Second, determine the root cause of the failures. If it is a wear out mechanism, like solder fatigue, then it’s pretty safe to say it’s wear out. IF it’s a poorly assembled unit, you may lean toward early life failure.
In the best case, you’ll experience the same failure mechanism for each failure. This permits you to use published literature about the failure mechanism to confidently fit a life model to your data. If each failure is different, then modeling at the system level and using only an empirical or non-parametric fit may provide some information about the expected performance, yet it will be difficult to assign an acceleration factor to the results.
Keep in mind that there are many ways a product can fail and they do not arrange themselves into convenient groups. In a life test, you most likely have a specific stress that is being applied that will excite the acceleration of only a subset of possible failure mechanisms.
Good luck with your testing and data analysis.
Cheers,
Fred
On 03/11/12 8:10 AM, Kartik Ramaswamy wrote:
——————–
Hi Fred,
I would take this opportunity to ask the reliability guru about bathtub curve for hardware reliability. I am running 27 units for life test for a million cycles around 555 hours. I have one failure at 300,000 cycles, and the rest of the units are running fine. Would this be classified as an early life failure? Also, how do I make a determination of when the early life failure time interval ends and constant failure rate starts in this example based on failure rate of remaining units? Thanks.
Related:
Sources of Reliability Data (article)
Reliability Management Terminology (article)
Failure modes and mechanisms (article)
hello fred,
One question here…pertaining to your above response. all said above is right..but one aspect i felt was more required was why the sampling considered as 27 units? I think this will also have an impact.
please correct me..
regards,
prabhakar
Hi Prabhakar,
27 units for a sample size may or may not be adequate – it really depends on what sampling risk you are willing to take. I’m a statistician and would always like to see more samples, yet the reality is we often have budget, space, or other constraints. I have found that about 20 samples if often good enough to estimate a distribution when there are plenty of failures. If I’m making assumptions on the failure mechanism and acceleration model – we often run a test expecting no failure unless the unknown true failure rate is above some threshold – the sample size really doesn’t help with those assumptions, yet it is common practice.

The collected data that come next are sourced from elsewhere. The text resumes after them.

template <bool EMISSIVE_LIT, bool TEX = true>
__global__ void __launch_bounds__(POOL_THREADS, EMISSIVE_LIT ? HK_SPATIAL_TILED_MINB_EMISSIVE : HK_SPATIAL_TILED_MINB_INDIRECT) kc_spatial(const __grid_constant__ KParams P, const __grid_constant__ TileMap depth_map,
                                                                                   const __grid_constant__ TileMap q3_map) {
    using ST = SpatialTile<EMISSIVE_LIT>;
    constexpr int SIGNAL = EMISSIVE_LIT ? 1 : 2;
    constexpr uint32_t SPATIAL_REUSE_COUNT = EMISSIVE_LIT ? 8u : 16u;
    constexpr int R = ST::R, BW = ST::BW, BH = ST::BH;
    HK_DYNAMIC_SMEM(smem);
    float* s_depth = reinterpret_cast<float*>(smem);
    uint4* s_q3 = reinterpret_cast<uint4*>(smem + ST::DEPTH_BYTES);
    uint64_t* s_bar = reinterpret_cast<uint64_t*>(smem + ST::DEPTH_BYTES + ST::Q3_BYTES);
    const int px0 = tile_origin_x(P.col_lo + (int)blockIdx.x * POOL_TILE_W - R - P.band.ax0);
    const int tx0 = px0 + P.band.ax0, ty0 = P.row_lo + (int)blockIdx.y * POOL_TILE_H - R;
    if (threadIdx.x == 0) {
        mbar_init(s_bar, 1u);
        mbar_expect_tx(s_bar, ST::TX_BYTES);
        tile_load_2d(s_depth, &depth_map, px0, ty0 - P.band.a0, s_bar);
        tile_load_2d(s_q3, &q3_map, 4 * px0, ty0 - P.band.a0, s_bar);
        mbar_complete_emulated(s_bar);
    }
    __syncthreads();

    int x, y;
    pool_pixel(x, y, P);
    const bool in_launch = tile_active(P, x, y);
    const DeviceScene sc = scene_variant<TEX>(P.scene);
    const hk_frame_uniform& frame = P.in.frame;
    const size_t idx = in_launch ? render_index(P.band, x, y) : 0;
    const PassBuffers Bf = bind(P, SIGNAL);
    float4 pd = make_float4(0.0f, 0.0f, 0.0f, 0.0f);
    PackedQuarters own;
    own.q0 = own.q1 = own.q2 = own.q3 = make_uint4(0u, 0u, 0u, 0u);
    if (in_launch) { pd = P.planes.pos_depth[idx]; own = load_quarters(Bf.reservoir, idx); }
    const float depth = pd.w;
    const bool surface_pixel = in_launch && !(depth < F32_EPSILON);
    if (in_launch && !surface_pixel) {
        store_quarters(Bf.spatial_reservoir, idx, pack_reservoir(unpack_reservoir(own)));
        P.planes.render[SIGNAL][idx] = make_uint2(0u, 0u);
    }
    if (!surface_pixel) { mbar_wait(s_bar, 0u); return; }

    Reservoir r = unpack_reservoir(own);
    const ShadeEnv env = make_env(P);
    const vec3 position = f4xyz(pd);
    const float2 imf = P.planes.instance_material[idx];
    const float4 vu = P.planes.velocity_uv[idx];
    const Surface surface = retreive_surface(sc, f32_to_u32(imf.y), v2(vu.z, vu.w));
    const bool use_spatial_variance = r.count <= 4.0f;
    const vec2 uv = pixel_uv(P, x, y);
    const vec2 previous_uv = uv - v2(vu.x, vu.y);

    Reservoir q = r;
    const Sample s = q.s;
    const float lifetime_limit = (frame.max_reservoir_lifetime <= 1.0f) ? F32_MAX : frame.max_reservoir_lifetime;
    if (r.lifetime <= lifetime_limit) {
        size_t pidx;
        r = zero_reservoir();
        if (previous_pixel(P, previous_uv, false, pidx)) r = unpack_reservoir(load_quarters(Bf.previous_spatial_reservoir, pidx));
    }
    const vec3 view_direction = calculate_view(env, position);
    const ShadeCtx shade_ctx = make_shade_ctx(env, view_direction, s.visible_normal, surface);
    if (EMISSIVE_LIT) {
        merge_reservoir(r, q, luminance(xyz(q.s.radiance)));
    } else {
        vec3 out_radiance = shade(shade_ctx, normalize(xyz(s.sample_position) - xyz(s.visible_position)), s.radiance);
        merge_reservoir(r, q, luminance(out_radiance));
    }
    r.s.visible_position = s.visible_position;
    r.s.visible_normal = s.visible_normal;

    const vec2 size_f = v2((float)P.band.RW, (float)P.band.RH);
    const SpatialTable& T = P.spatial_tables[EMISSIVE_LIT ? 1 : 0];
    const float rotation = sum4(s.random);
    mbar_wait(s_bar, 0u);
    struct Candidate { bool valid; vec2 offset; float sample_depth; uint4 q0, q1, q2, q3; };
    auto prepare = [&](uint32_t i) -> Candidate {
        Candidate c;
        c.valid = false; c.offset = v2(0.0f, 0.0f); c.sample_depth = 0.0f;
        c.q0 = c.q1 = c.q2 = c.q3 = make_uint4(0u, 0u, 0u, 0u);
        if (i > SPATIAL_REUSE_COUNT) return c;
        float ang = TAU * fract(T.phase[i] + rotation + P.random_frame);
        const float rad = T.radius[i];
        float sn, cs;
        sincos_(ang, &sn, &cs);
        c.offset = rad * v2(cs, sn);
        int sx = f32_to_i32(c.offset.x + (float)x), sy = f32_to_i32(c.offset.y + (float)y);
        if (sx < 0 || sy < 0 || sx >= P.band.RW || sy >= P.band.RH) return c;
        const int tcell = (sy - ty0) * BW + (sx - tx0);
        c.sample_depth = s_depth[tcell];
        float depth_ratio = depth / c.sample_depth;
        if (depth_ratio < 0.9f || depth_ratio > 1.1f) return c;
        c.q3 = s_q3[tcell];
        const float n_count = unpack2x16float(c.q3.z).x;
        const vec3 n_normal = normalize(xyz(unpack4x8snorm(c.q3.x)));
        if (n_count < F32_EPSILON || dot(s.visible_normal, n_normal) < 0.866f) return c;
        const size_t sidx = render_index(P.band, sx, sy);
        c.q0 = __ldg(&Bf.reservoir.q[0][sidx]); c.q1 = __ldg(&Bf.reservoir.q[1][sidx]); c.q2 = __ldg(&Bf.reservoir.q[2][sidx]);
        c.valid = true;
        return c;
    };
    Candidate next = prepare(1u);
    for (uint32_t i = 1u; i <= SPATIAL_REUSE_COUNT; i += 1u) {
        const Candidate cur = next;
        next = prepare(i + 1u);
        if (!cur.valid) continue;
        const vec2 offset = cur.offset;
        const float sample_depth = cur.sample_depth;
        PackedQuarters packed;
        packed.q0 = cur.q0; packed.q1 = cur.q1; packed.q2 = cur.q2; packed.q3 = cur.q3;
        q = unpack_reservoir(packed);
        vec3 sample_direction = normalize(xyz(q.s.sample_position) - xyz(s.visible_position));
        if (dot(sample_direction, s.visible_normal) < 0.0f) continue;

        const uint32_t tap_count = T.tap_count[i];
        bool occluded = false;
        vec2 unit = normalize(offset);
        for (uint32_t j = 1u; j <= tap_count; j += 1u) {
            float tap_dist = T.tap_dist[i][j - 1u];
#if HK_SPATIAL_FAST_DIV
            const vec2 tap_offset = tap_dist * unit;
            const float qx = tap_offset.x * P.inv_rw, qy = tap_offset.y * P.inv_rh;
            vec2 tap_uv = uv + v2(fmaf(fmaf(-qx, size_f.x, tap_offset.x), P.inv_rw, qx), fmaf(fmaf(-qy, size_f.y, tap_offset.y), P.inv_rh, qy));
#else
            vec2 tap_uv = uv + (tap_dist * unit) / size_f;
#endif
            int tx = f32_to_i32(tap_uv.x * (float)P.band.W), ty = f32_to_i32(tap_uv.y * (float)P.band.H);
            float tap_depth = 0.0f;
            if (tx >= 0 && tx < P.band.W && ty >= 0 && ty < P.band.H) {
                const int cxl = tx - tx0, cyl = ty - ty0;
                tap_depth = ((unsigned)cxl < (unsigned)BW && (unsigned)cyl < (unsigned)BH) ? s_depth[cyl * BW + cxl] : P.planes.pos_depth[band_index(P.band, tx, ty)].w;
            }
            float ref_depth = mixf(depth, sample_depth, T.tap_ratio[i][j - 1u]);
            if (tap_depth > ref_depth + 0.00001f) { occluded = true; break; }
        }
        if (occluded) continue;

        float jacobian = (q.s.sample_position.w > 0.5f) ? compute_jacobian(q.s, s) : 1.0f;
        if (EMISSIVE_LIT) {
            merge_reservoir(r, q, luminance(xyz(q.s.radiance)) / jacobian);
        } else {
            vec3 out_radiance = shade(shade_ctx, sample_direction, q.s.radiance);
            merge_reservoir(r, q, luminance(out_radiance) / jacobian);
        }
    }

    float m = (float)frame.max_spatial_reuse_count;
    if (r.count > m) {
        r.w_sum *= m / r.count;
        r.w2_sum *= m / r.count;
        r.count = m;
    }
    vec3 out_radiance = shade(shade_ctx, normalize(xyz(r.s.sample_position) - xyz(s.visible_position)), r.s.radiance);
    float total_lum = EMISSIVE_LIT ? r.count * luminance(xyz(r.s.radiance)) : r.count * luminance(out_radiance);
    r.w = (total_lum > 0.0f) ? r.w_sum / total_lum : 0.0f;
    r.lifetime += 1.0f;
    store_quarters(Bf.spatial_reservoir, idx, pack_reservoir(r));
    if (use_spatial_variance) P.planes.variance[SIGNAL][idx] = variance_of(r);
    vec3 out_color = r.w * out_radiance;
    uvec2 o = pack_rgba16f(v4(out_color, 1.0f));
    P.planes.render[SIGNAL][idx] = make_uint2(o.x, o.y);
}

27 isn’t a magic number – it’s not too low, yet depending on the details of the test design, expected variation, and tolerance for risk that the sample doesn’t represent the population.
cheers,
Fred
Fred,
Why a minimum of five failures to determine slope and fit? I’ve heard three before, but only as a rule of thumb.
Dave Wakefield
Hi Dave,
Actually if you ask a random group of statisticians you’ll get a different answer from each on average.
One failure point and an assumption on the shape parameter is done – with risk or the assumption being wrong.
Two failure to fit a straight line and risk of the slope be very, very wrong.
three failures to fit a line and check for curvature – absolute minimum and generally risky
5 out of 20 samples provides information about the lower quartile – while more failures and more samples would be great – it’s a trade off on time, testing costs, sample costs, and the early estimate with less risk then having less information.
Cheers,
Fred
Fred,
Thanks for the great explanation. Pretty obvious now that I’ve thought it through!
Respectfully,
Dave